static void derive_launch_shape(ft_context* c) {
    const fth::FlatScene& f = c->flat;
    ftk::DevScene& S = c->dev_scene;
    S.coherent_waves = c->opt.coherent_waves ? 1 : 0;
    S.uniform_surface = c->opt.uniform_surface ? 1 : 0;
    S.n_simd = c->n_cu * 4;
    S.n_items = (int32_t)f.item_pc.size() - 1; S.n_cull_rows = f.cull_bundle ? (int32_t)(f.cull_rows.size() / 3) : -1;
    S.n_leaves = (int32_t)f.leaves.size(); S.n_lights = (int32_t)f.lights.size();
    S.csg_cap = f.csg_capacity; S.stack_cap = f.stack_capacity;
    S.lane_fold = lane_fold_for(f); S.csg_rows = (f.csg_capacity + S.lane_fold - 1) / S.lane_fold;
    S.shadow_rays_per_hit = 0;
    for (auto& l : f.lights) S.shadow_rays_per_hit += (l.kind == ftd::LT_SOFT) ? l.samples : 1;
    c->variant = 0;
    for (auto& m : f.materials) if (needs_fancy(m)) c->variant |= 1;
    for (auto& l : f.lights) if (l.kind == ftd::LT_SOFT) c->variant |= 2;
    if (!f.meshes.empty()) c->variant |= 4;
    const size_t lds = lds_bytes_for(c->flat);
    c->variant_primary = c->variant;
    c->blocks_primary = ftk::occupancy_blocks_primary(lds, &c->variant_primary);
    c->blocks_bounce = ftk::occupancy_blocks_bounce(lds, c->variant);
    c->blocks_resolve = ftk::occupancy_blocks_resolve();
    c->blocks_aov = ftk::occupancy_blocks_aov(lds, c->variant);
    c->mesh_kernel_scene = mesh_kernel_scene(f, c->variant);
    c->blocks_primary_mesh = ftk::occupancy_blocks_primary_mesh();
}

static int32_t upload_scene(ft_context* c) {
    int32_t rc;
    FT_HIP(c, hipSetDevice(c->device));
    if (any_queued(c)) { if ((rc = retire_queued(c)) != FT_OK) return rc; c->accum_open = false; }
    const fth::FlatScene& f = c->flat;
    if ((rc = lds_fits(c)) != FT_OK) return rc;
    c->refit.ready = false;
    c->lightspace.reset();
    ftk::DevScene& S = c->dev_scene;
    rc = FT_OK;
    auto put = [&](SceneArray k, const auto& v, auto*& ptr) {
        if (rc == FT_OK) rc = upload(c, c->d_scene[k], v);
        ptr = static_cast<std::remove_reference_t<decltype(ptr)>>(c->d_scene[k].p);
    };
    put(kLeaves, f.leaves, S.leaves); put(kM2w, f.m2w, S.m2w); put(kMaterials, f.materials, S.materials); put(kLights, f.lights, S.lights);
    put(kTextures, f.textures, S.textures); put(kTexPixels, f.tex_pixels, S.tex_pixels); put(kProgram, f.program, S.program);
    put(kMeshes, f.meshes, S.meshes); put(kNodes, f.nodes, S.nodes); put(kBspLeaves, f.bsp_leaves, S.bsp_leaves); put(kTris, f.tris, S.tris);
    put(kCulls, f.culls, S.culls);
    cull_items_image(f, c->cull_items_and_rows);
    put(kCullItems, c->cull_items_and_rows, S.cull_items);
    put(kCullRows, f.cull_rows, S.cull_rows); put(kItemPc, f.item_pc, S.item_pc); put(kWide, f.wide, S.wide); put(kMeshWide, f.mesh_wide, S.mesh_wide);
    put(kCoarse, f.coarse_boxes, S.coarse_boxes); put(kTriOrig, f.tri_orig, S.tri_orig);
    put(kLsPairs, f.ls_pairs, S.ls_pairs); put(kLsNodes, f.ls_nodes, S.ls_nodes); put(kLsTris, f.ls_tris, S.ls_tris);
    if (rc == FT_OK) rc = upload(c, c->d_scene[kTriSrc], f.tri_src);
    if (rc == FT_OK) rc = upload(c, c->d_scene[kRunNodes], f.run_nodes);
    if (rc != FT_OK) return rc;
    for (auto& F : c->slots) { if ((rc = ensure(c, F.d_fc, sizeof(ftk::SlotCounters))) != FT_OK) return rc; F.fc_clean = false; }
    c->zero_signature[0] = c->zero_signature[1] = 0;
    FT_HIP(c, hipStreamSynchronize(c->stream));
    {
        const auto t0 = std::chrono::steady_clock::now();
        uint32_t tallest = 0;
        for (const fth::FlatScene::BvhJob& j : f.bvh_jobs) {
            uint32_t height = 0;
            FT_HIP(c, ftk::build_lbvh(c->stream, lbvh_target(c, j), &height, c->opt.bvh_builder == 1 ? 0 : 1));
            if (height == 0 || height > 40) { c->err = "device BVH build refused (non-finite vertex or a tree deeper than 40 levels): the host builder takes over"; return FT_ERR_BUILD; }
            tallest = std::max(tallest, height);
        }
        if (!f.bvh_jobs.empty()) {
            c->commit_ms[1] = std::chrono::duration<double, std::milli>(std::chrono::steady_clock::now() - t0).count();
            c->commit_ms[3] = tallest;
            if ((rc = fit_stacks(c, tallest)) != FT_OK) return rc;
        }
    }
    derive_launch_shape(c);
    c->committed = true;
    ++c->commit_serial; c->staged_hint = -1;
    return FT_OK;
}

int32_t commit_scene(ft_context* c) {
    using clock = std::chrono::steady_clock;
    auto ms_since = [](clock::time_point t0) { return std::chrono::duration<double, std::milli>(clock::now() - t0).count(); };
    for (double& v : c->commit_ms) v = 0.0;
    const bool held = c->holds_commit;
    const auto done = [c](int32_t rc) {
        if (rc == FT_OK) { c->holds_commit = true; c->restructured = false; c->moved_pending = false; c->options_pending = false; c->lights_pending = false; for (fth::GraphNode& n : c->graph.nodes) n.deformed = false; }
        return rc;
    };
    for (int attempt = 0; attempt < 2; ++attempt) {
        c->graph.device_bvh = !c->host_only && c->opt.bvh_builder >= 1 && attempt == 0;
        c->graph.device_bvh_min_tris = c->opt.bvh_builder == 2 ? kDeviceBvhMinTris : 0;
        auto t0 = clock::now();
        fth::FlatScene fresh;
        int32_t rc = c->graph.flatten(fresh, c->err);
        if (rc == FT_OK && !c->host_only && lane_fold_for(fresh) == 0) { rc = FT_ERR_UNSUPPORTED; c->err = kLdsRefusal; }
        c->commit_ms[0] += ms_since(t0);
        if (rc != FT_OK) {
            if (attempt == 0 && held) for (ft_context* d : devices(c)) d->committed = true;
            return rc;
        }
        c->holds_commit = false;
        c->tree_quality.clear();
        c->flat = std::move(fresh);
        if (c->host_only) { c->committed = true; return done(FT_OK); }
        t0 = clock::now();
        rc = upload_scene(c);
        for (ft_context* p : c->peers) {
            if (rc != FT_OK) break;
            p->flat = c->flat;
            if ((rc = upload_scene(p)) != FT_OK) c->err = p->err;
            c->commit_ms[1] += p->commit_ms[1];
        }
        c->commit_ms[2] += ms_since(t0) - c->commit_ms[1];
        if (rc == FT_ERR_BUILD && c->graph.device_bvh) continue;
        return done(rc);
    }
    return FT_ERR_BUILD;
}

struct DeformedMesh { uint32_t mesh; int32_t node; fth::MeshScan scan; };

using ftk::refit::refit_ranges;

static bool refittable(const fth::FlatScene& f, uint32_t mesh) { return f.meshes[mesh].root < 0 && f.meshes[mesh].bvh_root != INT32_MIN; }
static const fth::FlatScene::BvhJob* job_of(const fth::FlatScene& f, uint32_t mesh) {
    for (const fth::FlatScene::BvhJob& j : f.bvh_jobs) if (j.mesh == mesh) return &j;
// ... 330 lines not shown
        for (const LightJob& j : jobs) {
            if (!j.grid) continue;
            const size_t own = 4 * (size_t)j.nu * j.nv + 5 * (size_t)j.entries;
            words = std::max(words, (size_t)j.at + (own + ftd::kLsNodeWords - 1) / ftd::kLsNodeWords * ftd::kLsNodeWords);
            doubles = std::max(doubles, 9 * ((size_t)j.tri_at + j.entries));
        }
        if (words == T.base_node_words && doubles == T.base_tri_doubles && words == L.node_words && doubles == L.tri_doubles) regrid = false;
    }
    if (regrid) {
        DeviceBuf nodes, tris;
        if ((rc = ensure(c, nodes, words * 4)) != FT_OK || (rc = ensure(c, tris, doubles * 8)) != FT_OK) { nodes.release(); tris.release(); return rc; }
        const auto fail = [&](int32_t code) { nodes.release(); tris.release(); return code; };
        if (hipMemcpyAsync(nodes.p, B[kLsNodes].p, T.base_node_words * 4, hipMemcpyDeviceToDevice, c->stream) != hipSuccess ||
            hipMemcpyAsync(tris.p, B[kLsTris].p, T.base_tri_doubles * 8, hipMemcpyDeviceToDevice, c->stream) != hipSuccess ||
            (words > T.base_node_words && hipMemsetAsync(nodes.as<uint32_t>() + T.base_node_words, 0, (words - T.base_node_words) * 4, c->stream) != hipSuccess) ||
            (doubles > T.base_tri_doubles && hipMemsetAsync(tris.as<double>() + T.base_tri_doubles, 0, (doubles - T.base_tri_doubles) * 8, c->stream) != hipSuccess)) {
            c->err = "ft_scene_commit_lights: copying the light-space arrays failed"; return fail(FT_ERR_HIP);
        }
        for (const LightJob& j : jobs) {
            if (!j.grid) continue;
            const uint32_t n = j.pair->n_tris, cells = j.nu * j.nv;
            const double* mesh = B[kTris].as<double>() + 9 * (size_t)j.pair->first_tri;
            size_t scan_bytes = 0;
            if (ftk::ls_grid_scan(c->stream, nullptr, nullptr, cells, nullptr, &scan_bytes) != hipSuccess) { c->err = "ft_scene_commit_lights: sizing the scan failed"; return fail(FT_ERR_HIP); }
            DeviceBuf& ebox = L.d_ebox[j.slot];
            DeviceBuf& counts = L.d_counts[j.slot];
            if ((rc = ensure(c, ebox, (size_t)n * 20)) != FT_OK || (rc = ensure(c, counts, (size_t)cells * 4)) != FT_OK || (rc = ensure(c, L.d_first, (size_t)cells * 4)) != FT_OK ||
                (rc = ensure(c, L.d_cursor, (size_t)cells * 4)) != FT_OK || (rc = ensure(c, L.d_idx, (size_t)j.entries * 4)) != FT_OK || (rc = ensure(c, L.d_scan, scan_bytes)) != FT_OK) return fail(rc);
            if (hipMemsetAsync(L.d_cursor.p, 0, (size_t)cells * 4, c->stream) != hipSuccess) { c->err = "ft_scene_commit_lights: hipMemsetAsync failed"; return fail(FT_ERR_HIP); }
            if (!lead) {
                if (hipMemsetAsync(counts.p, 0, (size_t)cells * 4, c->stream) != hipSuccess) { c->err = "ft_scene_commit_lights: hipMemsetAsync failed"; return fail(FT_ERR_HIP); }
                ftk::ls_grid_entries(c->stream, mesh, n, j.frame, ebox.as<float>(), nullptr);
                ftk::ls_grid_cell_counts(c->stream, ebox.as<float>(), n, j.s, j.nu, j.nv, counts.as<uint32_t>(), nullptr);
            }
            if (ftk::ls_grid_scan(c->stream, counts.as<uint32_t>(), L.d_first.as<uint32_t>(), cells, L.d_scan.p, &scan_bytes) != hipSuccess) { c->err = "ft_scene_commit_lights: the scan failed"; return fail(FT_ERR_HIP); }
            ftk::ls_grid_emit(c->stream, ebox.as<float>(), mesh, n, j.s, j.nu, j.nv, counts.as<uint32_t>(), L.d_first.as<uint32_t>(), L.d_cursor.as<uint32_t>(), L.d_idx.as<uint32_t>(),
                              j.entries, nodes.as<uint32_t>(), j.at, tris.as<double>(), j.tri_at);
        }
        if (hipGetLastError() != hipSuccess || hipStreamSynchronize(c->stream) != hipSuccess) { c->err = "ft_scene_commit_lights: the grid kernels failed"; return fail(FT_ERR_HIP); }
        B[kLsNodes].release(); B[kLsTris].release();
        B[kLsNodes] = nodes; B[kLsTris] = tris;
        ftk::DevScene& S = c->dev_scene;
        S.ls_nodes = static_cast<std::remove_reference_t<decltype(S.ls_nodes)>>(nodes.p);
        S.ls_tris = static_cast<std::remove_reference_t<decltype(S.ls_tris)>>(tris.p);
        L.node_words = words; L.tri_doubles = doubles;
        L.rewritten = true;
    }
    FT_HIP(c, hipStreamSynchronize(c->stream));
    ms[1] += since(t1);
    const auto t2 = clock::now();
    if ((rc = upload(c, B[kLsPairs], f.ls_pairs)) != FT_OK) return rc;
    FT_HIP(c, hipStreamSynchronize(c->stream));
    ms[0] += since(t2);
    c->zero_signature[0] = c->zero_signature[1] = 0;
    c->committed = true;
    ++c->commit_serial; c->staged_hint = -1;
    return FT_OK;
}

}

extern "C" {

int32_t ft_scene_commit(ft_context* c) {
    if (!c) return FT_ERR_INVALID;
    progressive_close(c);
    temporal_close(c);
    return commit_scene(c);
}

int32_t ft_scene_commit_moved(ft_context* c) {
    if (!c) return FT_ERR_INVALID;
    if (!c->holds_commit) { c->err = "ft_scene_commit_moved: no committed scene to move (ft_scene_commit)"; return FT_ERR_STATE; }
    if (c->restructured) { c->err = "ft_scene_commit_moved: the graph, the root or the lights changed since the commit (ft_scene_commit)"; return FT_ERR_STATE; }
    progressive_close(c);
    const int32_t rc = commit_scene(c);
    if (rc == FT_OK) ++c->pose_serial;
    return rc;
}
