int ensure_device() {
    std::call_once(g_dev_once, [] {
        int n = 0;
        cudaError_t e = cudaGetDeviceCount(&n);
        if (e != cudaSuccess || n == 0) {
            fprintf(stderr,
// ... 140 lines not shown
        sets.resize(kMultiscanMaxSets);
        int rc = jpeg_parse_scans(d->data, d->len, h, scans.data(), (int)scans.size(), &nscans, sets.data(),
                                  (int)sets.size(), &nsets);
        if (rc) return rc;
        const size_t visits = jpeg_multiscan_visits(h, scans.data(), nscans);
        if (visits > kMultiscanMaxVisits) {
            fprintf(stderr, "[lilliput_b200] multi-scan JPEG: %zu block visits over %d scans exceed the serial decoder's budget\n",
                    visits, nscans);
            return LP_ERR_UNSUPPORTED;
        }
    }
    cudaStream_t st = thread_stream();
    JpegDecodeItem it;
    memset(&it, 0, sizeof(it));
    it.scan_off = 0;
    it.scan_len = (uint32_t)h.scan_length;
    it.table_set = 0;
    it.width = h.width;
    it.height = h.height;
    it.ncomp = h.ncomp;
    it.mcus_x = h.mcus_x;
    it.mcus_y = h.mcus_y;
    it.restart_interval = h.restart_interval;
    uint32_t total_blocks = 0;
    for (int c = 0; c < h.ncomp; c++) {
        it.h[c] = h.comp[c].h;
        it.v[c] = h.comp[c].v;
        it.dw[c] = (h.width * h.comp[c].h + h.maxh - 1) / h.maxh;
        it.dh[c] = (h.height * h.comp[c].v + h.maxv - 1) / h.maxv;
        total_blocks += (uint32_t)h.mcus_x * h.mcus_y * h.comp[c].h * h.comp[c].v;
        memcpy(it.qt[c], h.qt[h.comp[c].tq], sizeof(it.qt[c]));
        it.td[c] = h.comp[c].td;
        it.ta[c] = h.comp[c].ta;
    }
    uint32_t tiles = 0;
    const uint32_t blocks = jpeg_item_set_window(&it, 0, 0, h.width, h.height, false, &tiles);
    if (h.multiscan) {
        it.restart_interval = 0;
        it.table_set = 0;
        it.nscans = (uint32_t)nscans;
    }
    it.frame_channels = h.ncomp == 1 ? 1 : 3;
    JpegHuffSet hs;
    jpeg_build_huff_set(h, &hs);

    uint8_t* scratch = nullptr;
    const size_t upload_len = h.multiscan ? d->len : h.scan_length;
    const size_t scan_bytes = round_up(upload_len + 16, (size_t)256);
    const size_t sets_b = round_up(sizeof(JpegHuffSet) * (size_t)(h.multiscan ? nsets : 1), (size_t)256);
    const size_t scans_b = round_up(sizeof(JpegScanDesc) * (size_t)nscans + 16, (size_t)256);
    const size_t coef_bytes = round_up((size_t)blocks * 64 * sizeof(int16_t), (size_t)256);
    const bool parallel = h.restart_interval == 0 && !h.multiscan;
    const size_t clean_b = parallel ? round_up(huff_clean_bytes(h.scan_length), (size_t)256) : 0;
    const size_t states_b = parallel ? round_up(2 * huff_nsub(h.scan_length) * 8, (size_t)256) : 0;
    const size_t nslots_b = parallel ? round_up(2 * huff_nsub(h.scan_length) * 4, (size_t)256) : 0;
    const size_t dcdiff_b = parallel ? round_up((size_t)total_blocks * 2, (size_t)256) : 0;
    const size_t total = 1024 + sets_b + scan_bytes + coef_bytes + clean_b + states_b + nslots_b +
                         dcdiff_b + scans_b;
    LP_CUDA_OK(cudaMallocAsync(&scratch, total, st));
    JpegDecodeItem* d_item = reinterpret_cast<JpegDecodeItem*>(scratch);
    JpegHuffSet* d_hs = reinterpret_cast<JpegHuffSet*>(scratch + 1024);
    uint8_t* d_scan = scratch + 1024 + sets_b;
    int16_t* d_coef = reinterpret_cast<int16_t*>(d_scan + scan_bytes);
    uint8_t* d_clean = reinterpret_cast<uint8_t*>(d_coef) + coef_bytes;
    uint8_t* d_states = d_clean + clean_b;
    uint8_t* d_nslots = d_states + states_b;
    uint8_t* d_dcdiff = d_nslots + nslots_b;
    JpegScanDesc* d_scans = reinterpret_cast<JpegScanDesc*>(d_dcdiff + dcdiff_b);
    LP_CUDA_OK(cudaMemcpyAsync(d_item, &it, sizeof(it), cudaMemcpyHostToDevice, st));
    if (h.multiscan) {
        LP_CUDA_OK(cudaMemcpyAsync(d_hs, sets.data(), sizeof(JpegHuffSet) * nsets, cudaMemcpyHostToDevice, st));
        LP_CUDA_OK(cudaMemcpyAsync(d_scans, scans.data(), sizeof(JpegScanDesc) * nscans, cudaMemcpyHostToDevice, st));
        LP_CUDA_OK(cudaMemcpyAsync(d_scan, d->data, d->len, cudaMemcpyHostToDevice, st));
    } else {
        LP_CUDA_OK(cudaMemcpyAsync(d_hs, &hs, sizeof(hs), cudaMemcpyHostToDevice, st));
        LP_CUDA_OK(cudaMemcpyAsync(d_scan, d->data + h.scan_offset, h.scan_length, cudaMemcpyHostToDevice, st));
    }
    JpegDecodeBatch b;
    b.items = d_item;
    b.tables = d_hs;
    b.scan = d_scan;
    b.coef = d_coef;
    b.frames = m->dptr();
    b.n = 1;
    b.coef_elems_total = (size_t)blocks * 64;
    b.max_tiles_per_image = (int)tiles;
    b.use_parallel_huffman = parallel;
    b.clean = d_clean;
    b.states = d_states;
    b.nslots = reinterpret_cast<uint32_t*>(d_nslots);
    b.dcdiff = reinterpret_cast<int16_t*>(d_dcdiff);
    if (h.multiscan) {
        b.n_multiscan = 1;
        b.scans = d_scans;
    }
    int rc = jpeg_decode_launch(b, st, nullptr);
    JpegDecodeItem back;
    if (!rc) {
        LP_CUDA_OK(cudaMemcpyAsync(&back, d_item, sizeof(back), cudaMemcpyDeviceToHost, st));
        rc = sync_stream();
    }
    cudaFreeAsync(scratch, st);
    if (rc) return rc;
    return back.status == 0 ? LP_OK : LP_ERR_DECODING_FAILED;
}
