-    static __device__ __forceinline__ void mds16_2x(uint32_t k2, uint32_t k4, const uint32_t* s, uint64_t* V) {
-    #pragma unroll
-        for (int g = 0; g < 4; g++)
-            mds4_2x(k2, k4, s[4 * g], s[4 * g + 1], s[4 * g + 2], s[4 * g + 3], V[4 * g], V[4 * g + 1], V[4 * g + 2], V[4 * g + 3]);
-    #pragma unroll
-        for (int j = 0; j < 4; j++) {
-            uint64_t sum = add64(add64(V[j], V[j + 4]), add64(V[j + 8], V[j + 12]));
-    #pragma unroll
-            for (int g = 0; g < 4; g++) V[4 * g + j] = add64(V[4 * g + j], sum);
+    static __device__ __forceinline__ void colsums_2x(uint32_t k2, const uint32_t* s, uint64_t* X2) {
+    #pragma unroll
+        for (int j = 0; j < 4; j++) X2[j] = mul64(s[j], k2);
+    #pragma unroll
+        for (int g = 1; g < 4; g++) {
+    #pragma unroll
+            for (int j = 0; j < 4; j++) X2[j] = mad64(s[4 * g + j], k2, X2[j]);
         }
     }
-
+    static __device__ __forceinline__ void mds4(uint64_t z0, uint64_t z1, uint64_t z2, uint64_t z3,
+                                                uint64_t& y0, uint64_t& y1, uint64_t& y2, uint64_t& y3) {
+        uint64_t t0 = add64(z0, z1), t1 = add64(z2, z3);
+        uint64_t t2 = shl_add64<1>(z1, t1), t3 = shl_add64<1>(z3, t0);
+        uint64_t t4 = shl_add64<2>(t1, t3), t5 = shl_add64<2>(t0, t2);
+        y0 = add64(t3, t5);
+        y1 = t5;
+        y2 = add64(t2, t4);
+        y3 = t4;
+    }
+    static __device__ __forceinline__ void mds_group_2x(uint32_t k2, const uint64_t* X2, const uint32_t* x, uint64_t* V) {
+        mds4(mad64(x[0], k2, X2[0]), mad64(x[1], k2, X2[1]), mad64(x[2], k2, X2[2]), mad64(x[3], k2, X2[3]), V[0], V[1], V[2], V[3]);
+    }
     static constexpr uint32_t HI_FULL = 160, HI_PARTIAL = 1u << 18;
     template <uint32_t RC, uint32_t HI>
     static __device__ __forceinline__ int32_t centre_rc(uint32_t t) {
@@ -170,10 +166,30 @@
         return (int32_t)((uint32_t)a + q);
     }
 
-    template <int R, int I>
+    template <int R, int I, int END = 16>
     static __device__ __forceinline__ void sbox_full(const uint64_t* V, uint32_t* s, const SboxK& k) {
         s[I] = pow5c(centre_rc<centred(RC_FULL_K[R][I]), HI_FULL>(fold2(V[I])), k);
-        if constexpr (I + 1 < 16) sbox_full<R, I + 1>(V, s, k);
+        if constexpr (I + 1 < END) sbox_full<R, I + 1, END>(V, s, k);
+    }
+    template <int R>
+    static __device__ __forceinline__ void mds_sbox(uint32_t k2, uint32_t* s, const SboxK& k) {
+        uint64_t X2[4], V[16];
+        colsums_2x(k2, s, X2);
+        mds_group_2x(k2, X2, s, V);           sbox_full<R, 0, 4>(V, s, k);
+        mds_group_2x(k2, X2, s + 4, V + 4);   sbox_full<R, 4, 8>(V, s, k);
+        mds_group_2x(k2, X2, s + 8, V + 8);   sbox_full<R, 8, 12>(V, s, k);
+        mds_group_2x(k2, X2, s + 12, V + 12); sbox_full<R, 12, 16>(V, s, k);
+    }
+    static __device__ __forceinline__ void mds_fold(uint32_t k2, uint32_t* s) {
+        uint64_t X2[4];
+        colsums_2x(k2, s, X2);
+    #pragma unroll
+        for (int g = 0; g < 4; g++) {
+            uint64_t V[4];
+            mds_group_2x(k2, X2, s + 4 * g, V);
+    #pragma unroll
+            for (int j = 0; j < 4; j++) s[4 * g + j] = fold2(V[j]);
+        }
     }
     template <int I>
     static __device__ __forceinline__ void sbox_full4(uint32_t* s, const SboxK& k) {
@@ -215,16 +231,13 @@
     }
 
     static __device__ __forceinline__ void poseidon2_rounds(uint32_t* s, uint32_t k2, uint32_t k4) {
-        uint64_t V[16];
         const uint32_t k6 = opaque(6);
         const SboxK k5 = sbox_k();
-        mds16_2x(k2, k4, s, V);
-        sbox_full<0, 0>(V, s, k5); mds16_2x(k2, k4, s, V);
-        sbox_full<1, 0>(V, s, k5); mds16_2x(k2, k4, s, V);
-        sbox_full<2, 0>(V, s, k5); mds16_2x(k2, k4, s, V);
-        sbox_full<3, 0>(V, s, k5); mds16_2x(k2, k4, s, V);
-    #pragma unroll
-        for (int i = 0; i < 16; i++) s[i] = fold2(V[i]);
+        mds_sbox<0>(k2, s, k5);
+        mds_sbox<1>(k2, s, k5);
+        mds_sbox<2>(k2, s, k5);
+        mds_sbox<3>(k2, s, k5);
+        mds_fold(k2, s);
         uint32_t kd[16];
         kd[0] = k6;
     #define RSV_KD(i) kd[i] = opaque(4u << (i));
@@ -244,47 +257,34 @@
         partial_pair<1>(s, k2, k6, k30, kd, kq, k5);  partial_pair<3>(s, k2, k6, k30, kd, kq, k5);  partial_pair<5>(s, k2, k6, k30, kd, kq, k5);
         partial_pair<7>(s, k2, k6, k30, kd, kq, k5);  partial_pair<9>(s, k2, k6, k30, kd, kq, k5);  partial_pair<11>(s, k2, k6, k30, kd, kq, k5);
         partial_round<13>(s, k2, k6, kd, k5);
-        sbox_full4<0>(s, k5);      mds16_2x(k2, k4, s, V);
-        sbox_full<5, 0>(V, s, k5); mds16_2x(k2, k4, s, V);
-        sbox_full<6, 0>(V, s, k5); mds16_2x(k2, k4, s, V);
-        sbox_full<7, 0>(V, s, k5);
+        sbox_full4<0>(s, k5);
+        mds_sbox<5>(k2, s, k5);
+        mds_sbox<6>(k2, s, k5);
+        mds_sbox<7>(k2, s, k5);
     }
* * * * *
**Exercise:** Please restate the records word for word. Go from the first line to the line with "S.csg_cap = f.csg_capacity;" and include both.

**Answer section:**
static void derive_launch_shape(ft_context* c) {
    const fth::FlatScene& f = c->flat;
    ftk::DevScene& S = c->dev_scene;
    S.coherent_waves = c->opt.coherent_waves ? 1 : 0;
    S.uniform_surface = c->opt.uniform_surface ? 1 : 0;
    S.n_simd = c->n_cu * 4;
    S.n_items = (int32_t)f.item_pc.size() - 1; S.n_cull_rows = f.cull_bundle ? (int32_t)(f.cull_rows.size() / 3) : -1;
    S.n_leaves = (int32_t)f.leaves.size(); S.n_lights = (int32_t)f.lights.size();
    S.csg_cap = f.csg_capacity; S.stack_cap = f.stack_capacity;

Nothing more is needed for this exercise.